= Martin Grzimek =

German author (born 1950)

Martin Grzimek (born 1950) is a German author. He was born in Trutzhain. Having spent a number of years living and working in South America and the United States, he now resides in a village near Heidelberg. His work that raised the most interest is Shadowlife, a near-future mystery in which the nature of book itself is questioned.
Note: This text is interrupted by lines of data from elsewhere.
template <int KIND, int A, int TBL, int SLIP = 0>
__global__ void __launch_bounds__(256) rollout_fast_kernel(FastParams p, int32_t T, float* __restrict__ trace) {
  static_assert(TBL == kTblGlobal || TBL == kTblMerged || TBL == kTblLds || TBL == kTblMergedLds,
                "rollout: global / merged tables, in L2 or LDS");
  static_assert(!SLIP || TBL == kTblMerged || TBL == kTblMergedLds, "rollout slip: merged tables");
  constexpr bool RNG = SLIP != 0, DRAW = (SLIP & kRngSlip) != 0;
  constexpr bool RSTART = (SLIP & kRngStarts) != 0 && KIND == RMX_FROZEN_LAKE;
  constexpr bool OW_SLIP = DRAW && KIND == RMX_OFFICE_WORLD;
  constexpr bool MERGED = TBL == kTblMerged || TBL == kTblMergedLds;
  constexpr bool IN_LDS = TBL == kTblLds || TBL == kTblMergedLds;
  extern __shared__ __attribute__((aligned(16))) unsigned char lds[];
  const int tid = threadIdx.x;
  if constexpr (IN_LDS) {
    const uint4* src = MERGED ? p.merged : p.tables;
    const int n16 = MERGED ? p.merged_bytes / 16 : p.n16;
    for (int i = tid; i < n16; i += (int)blockDim.x) reinterpret_cast<uint4*>(lds)[i] = src[i];
    __syncthreads();
  }
  const uint32_t mg_n16 = (uint32_t)p.merged_bytes / 16u;
  const uint32_t rs_lds_off = IN_LDS ? ((uint32_t)(MERGED ? p.merged_bytes : p.n16 * 16) + 15u) & ~15u : 0u;
  const int32_t N = p.N;
  const int32_t e_raw = (int32_t)(blockIdx.x * blockDim.x) + tid;
  const bool live = e_raw < N;
  const int32_t e = live ? e_raw : N - 1;
  const uint32_t off = (uint32_t)e * 4u;
  const uint32_t col = (uint32_t)N * 4u;
  const uint32_t cols = col * (uint32_t)A;
  const auto r_x = col_rsrc(p.pos_x, cols), r_y = col_rsrc(p.pos_y, cols), r_q = col_rsrc(p.rm_q, cols);
  const auto r_f = col_rsrc(p.flags, cols), r_ret = col_rsrc(p.ep_ret, cols), r_t = col_rsrc(p.t, col);
  const auto r_rew = col_rsrc(p.reward, cols);
  AgentIO s[A];
  int32_t t = col_ld(r_t, off, 0);
#pragma unroll
  for (int a = 0; a < A; ++a) {
    s[a].x = col_ld(r_x, off, a * col);
    s[a].y = col_ld(r_y, off, a * col);
    s[a].q = col_ld(r_q, off, a * col);
    s[a].f = (uint32_t)col_ld(r_f, off, a * col);
    s[a].ret = __int_as_float(col_ld(r_ret, off, a * col));
  }
  Pcg rng = {0ull, 0ull, 0ull, 0ull};
  int32_t episode = 0;
  if constexpr (RNG) {
    rng = {p.rng[e], p.rng[(int64_t)N + e], p.rng[2 * (int64_t)N + e], p.rng[3 * (int64_t)N + e]};
    episode = p.episode[e];
  }
  constexpr bool FIXED = RNG && (SLIP & kRngFixedSeed) != 0;
  constexpr bool FCELLS = FIXED && RSTART;
  uint32_t fcw[FCELLS ? (A + 1) / 2 : 1] = {};
  Pcg frng = {0ull, 0ull, 0ull, 0ull};
  if constexpr (FIXED) {
    if constexpr (FCELLS)
#pragma unroll
      for (int w = 0; w < (A + 1) / 2; ++w) fcw[w] = p.rs_cells[(int64_t)w * N + e];
    frng = {p.rs_rng[e], p.rs_rng[(int64_t)N + e], p.rs_rng[2 * (int64_t)N + e], p.rs_rng[3 * (int64_t)N + e]};
  }
  RsNext nx = {{0ull, 0ull, 0ull, 0ull}, 0, -1, 0, false};
  unsigned char* rs_row = nullptr;
  if constexpr (RSTART && !FIXED) {
    nx.g = {p.nx_rng[e], p.nx_rng[(int64_t)N + e], p.nx_rng[2 * (int64_t)N + e], p.nx_rng[3 * (int64_t)N + e]};
    nx.i = p.nx_idx[e];
    nx.k = p.nx_ep[e];
    nx.i0 = nx.i;
    rs_row = reinterpret_cast<unsigned char*>(p.start_ws) + (size_t)e * (size_t)(2 * shuffle_stride(p.n_free));
  }
  const auto mg = col_rsrc(p.merged, MERGED ? (uint32_t)p.merged_bytes : 0u);
  const auto tb = make_tables<!IN_LDS>(lds, p);
  const int64_t eg = p.env_offset + e;
  uint64_t ctr[A];
#pragma unroll
  for (int a = 0; a < A; ++a)
    ctr[a] = (((uint64_t)p.t_global * (uint64_t)p.n_global + (uint64_t)eg) * (uint64_t)A + (uint64_t)a) * kGolden;
  const uint64_t dctr = (uint64_t)p.n_global * (uint64_t)A * kGolden;
  LaneStats ls = {0.0, 0, 0, 0};
  uint32_t bad = 0, done = 0;
  AgentRes o[A];
  for (int32_t it = 0; it < T; ++it) {
    const bool rs = (s[0].f & RMX_F_ENV_DONE) != 0;
    t = rs ? 0 : t;
    const int32_t t1 = t + 1;
    const float disc = p.gamma_is_one ? 1.0f : p.disc[min((uint32_t)t, (uint32_t)p.max_t + 1u)];
    int32_t sx[A], sy[A];
#pragma unroll
    for (int a = 0; a < A; ++a) sx[a] = p.start_x[a], sy[a] = p.start_y[a];
    if constexpr (RNG) {
      if constexpr (FIXED) {
        if (rs) {
          if constexpr (FCELLS) fixed_start_cells<A>(fcw, sx, sy);
          rng = frng;
          episode += 1;
        }
      } else if constexpr (RSTART)
        rs_step<A>(p, rng, episode, nx, rs, live, eg, rs_row, lds + rs_lds_off, (uint32_t)tid, sx, sy);
      else
        random_start_reset<A, false>(p, rng, episode, rs, live, eg, lds, (uint32_t)tid, rs_lds_off, sx, sy);
    }
    AgentTmp k[A];
    uint32_t m[A];
    uint4 r[A];
    auto record = [&](int a, uint32_t mi) {
      const uint32_t idx = (uint32_t)p.mg_base[a] + __umul24(__umul24((uint32_t)s[a].q, (uint32_t)p.HW), 5u) + mi;
      if constexpr (IN_LDS) {
        return reinterpret_cast<const uint4*>(lds)[min(idx, mg_n16 - 1u)];
      } else {
        const auto v = __builtin_amdgcn_raw_buffer_load_b128(mg, idx * 16u, 0, 0);
        return make_uint4(v[0], v[1], v[2], v[3]);
      }
    };
    uint32_t blocked[OW_SLIP ? A : 1] = {};
#pragma unroll
    for (int a = 0; a < A; ++a) {
      s[a].act = (int32_t)(splitmix64(p.seed ^ ctr[a]) >> 62);
      ctr[a] += dctr;
      s[a].x = rs ? sx[a] : s[a].x;
      s[a].y = rs ? sy[a] : s[a].y;
      s[a].q = rs ? p.init_q[a] : s[a].q;
      s[a].f = rs ? RMX_F_ACTIVE : s[a].f;
      s[a].ret = rs ? 0.0f : s[a].ret;
    }
    if constexpr (OW_SLIP) {
      uint32_t wi[A];
#pragma unroll
      for (int a = 0; a < A; ++a) wi[a] = record(a, move_index<KIND>(s[a], (uint32_t)p.final_q[a], 0u, p, bad, k[a])).x;
#pragma unroll
      for (int a = 0; a < A; ++a) {
        const uint32_t ac = agent_action<KIND>(s[a], (uint32_t)p.final_q[a], bad, k[a]);
        blocked[a] = (ac < (uint32_t)RMX_WAIT && (wi[a] & kMvWall)) ? 1u : 0u;
        s[a].act = (int32_t)(blocked[a] ? (uint32_t)RMX_WAIT
                                        : (ac < (uint32_t)RMX_WAIT ? (uint32_t)slip_choice(p, (int32_t)ac, rng) : ac));
      }
    }
#pragma unroll
    for (int a = 0; a < A; ++a) {
      if constexpr (DRAW && KIND == RMX_FROZEN_LAKE) {
        if ((s[a].f & RMX_F_ACTIVE) && (uint32_t)s[a].q != (uint32_t)p.final_q[a])
          s[a].act = slip_choice(p, s[a].act, rng);
      }
      if constexpr (MERGED) {
        r[a] = record(a, move_index<KIND>(s[a], (uint32_t)p.final_q[a], 0u, p, bad, k[a]));
      } else {
        m[a] = tb.mv(move_index<KIND>(s[a], (uint32_t)p.final_q[a], (uint32_t)p.mv_base[a], p, bad, k[a]));
      }
    }
#pragma unroll
    for (int a = 0; a < A; ++a) {
      if constexpr (OW_SLIP) {
        const uint32_t hz = __builtin_amdgcn_ubfe(r[a].x, 25, 1);
        const uint32_t fl = (blocked[a] & (uint32_t)p.wall_fail) | (hz & (uint32_t)p.hazard_fail);
        r[a].x = (r[a].x & ~(kMvWall | kMvFail)) | (blocked[a] << 24) | (fl << 26);
      }
      if constexpr (MERGED) {
        const uint32_t w0 = r[a].x;
        k[a].mm = k[a].moving ? w0 : 0u;
// ... 16 lines not shown
    double rsum = 0.0;
    int succ = 0;
#pragma unroll
    for (int a = 0; a < A; ++a) {
      s[a].f |= done ? RMX_F_ENV_DONE : 0u;
      rsum += (double)s[a].ret;
      succ += (int)o[a].succ;
      if (trace && live) trace[((int64_t)it * A + a) * N + e] = o[a].reward;
    }
    if (done && live) {
      ls.ret += rsum;
      ls.episodes += 1;
      ls.successes += succ;
      ls.length += t1;
    }
  }
  if (live) {
    col_st(r_t, off, 0, t);
    if (p.env_done) byte_st(p, (uint32_t)e, done);
    if constexpr (RNG) {
      p.rng[e] = rng.hi;
      p.rng[(int64_t)N + e] = rng.lo;
      p.rng[2 * (int64_t)N + e] = rng.ihi;
      p.rng[3 * (int64_t)N + e] = rng.ilo;
      p.episode[e] = episode;
    }
    if constexpr (RSTART && !FIXED) {
      p.nx_rng[e] = nx.g.hi;
      p.nx_rng[(int64_t)N + e] = nx.g.lo;
      p.nx_rng[2 * (int64_t)N + e] = nx.g.ihi;
      p.nx_rng[3 * (int64_t)N + e] = nx.g.ilo;
      p.nx_idx[e] = nx.i;
      p.nx_ep[e] = nx.k;
    }
#pragma unroll
    for (int a = 0; a < A; ++a) {
      col_st(r_x, off, a * col, s[a].x);
      col_st(r_y, off, a * col, s[a].y);
      col_st(r_q, off, a * col, s[a].q);
      col_st(r_f, off, a * col, (int32_t)s[a].f);
      col_st(r_ret, off, a * col, __float_as_int(s[a].ret));
      col_st(r_rew, off, a * col, __float_as_int(o[a].reward));
      if (p.shaping) col_st(col_rsrc(p.shaping, cols), off, a * col, __float_as_int(o[a].shaping));
      if (p.renv) col_st(col_rsrc(p.renv, cols), off, a * col, __float_as_int(o[a].renv));
      if (p.enc_state)
        col_st(col_rsrc(p.enc_state, cols), off, a * col, (s[a].y * p.W + s[a].x) * p.enc_nq[a] + s[a].q);
    }
  } else {
    bad = 0;
  }
  if (__any(bad)) {
    if ((tid & 63) == 0) atomicOr(p.err, 1u);
  }
  wave_flush(p.slab, ls, __any(ls.episodes != 0));
}

template <int KIND, int A>
static void launch_rollout_a(const FastParams& p, int32_t T, float* trace, dim3 g, dim3 b, hipStream_t st) {
  if (p.slip) {
    auto go = [&](auto rng_flags) {
      constexpr int R = decltype(rng_flags)::value;
      const size_t rs = (R & kRngStarts) && !(R & kRngFixedSeed) ? (size_t)(b.x / 64) * (size_t)kRsWaveLds : 0;
      if (p.tbl_mode == kTblMergedLds)
        hipLaunchKernelGGL((rollout_fast_kernel<KIND, A, kTblMergedLds, R>), g, b,
                           (((size_t)p.merged_bytes + 15) & ~(size_t)15) + rs, st, p, T, trace);
      else
        hipLaunchKernelGGL((rollout_fast_kernel<KIND, A, kTblMerged, R>), g, b, rs, st, p, T, trace);
    };
    if constexpr (KIND == RMX_FROZEN_LAKE) {
      constexpr int S = kRngStarts, F = kRngStarts | kRngFixedSeed;
      if (p.slip == S) return go(std::integral_constant<int, S>{});
      if (p.slip == (kRngSlip | S)) return go(std::integral_constant<int, kRngSlip | S>{});
      if (p.slip == F) return go(std::integral_constant<int, F>{});
      if (p.slip == (kRngSlip | F)) return go(std::integral_constant<int, kRngSlip | F>{});
    }
    if (p.slip == (kRngSlip | kRngFixedSeed)) return go(std::integral_constant<int, kRngSlip | kRngFixedSeed>{});
    return go(std::integral_constant<int, kRngSlip>{});
  }
  switch (p.tbl_mode) {
    case kTblMergedLds:
      hipLaunchKernelGGL((rollout_fast_kernel<KIND, A, kTblMergedLds>), g, b, (size_t)p.merged_bytes, st, p, T, trace);
      break;
    case kTblLds:
      hipLaunchKernelGGL((rollout_fast_kernel<KIND, A, kTblLds>), g, b, (size_t)p.n16 * 16, st, p, T, trace);
      break;
    case kTblMerged: hipLaunchKernelGGL((rollout_fast_kernel<KIND, A, kTblMerged>), g, b, 0, st, p, T, trace); break;
    default: hipLaunchKernelGGL((rollout_fast_kernel<KIND, A, kTblGlobal>), g, b, 0, st, p, T, trace); break;
  }
}

template <int KIND>
static void launch_rollout_k(const FastParams& p, int32_t T, float* trace, hipStream_t st) {
  const dim3 b((unsigned)p.block), g((unsigned)(((int64_t)p.N + p.block - 1) / p.block));
  switch (p.A) {
    case 1: launch_rollout_a<KIND, 1>(p, T, trace, g, b, st); break;
    case 2: launch_rollout_a<KIND, 2>(p, T, trace, g, b, st); break;
    case 3: launch_rollout_a<KIND, 3>(p, T, trace, g, b, st); break;
    default: launch_rollout_a<KIND, 4>(p, T, trace, g, b, st); break;
  }
}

Grzimek is a member of International PEN has won a number of literary prizes.

==Works==

- Berger, 1980
- Stillstand des Herzens, 1982 (translated as Heartstop: Three Stories by Breon Mitchell)
- Trutzhain, 1984
- Die Beschattung, 1989 (translated as Shadowlife by Breon Mitchell)
- Shadowlife, 1991
- El factor tropical, 1992
- Feuerfalter, 1992
- Ein Bärenleben, 1995 (with Marcus Herrenberger)
- Mostar – Skizzen und Splitter, 1995
- Von einem, der verzweifelt versucht, sich zu verlieben, 1995
- Rudi bärenstark, 1998 (with Marcus Herrenberger)
- Das Austernfest, 2004
- Die unendliche Straße, 2005

==Awards==
- 1980 Hermann-Hesse-Preis
- 1981 Rauris Literature Prize
- 1982 Literature award of the Kulturkreis der Deutschen Wirtschaft
- 1993 One year scholarship for writers from the Ministerium für Wissenschaft und Kunst des Landes Baden-Württemberg
- 1993 Deutscher Krimi Preis (second place) for "Feuerfalter".
- 1993 Friedrich-Glauser-Preis
- 2001 Scholarship from Künstlerhaus Edenkoben
- 2012 Friedrich-Gerstäcker-Preis

==Literature==
Klaus Hoffer, "Diese schreckliche Begierde, eine Beziehung herzustellen. Laudatio auf M.G.s Roman Berger," Manuskripte 21, H. 74 (1981), pp. 30–2.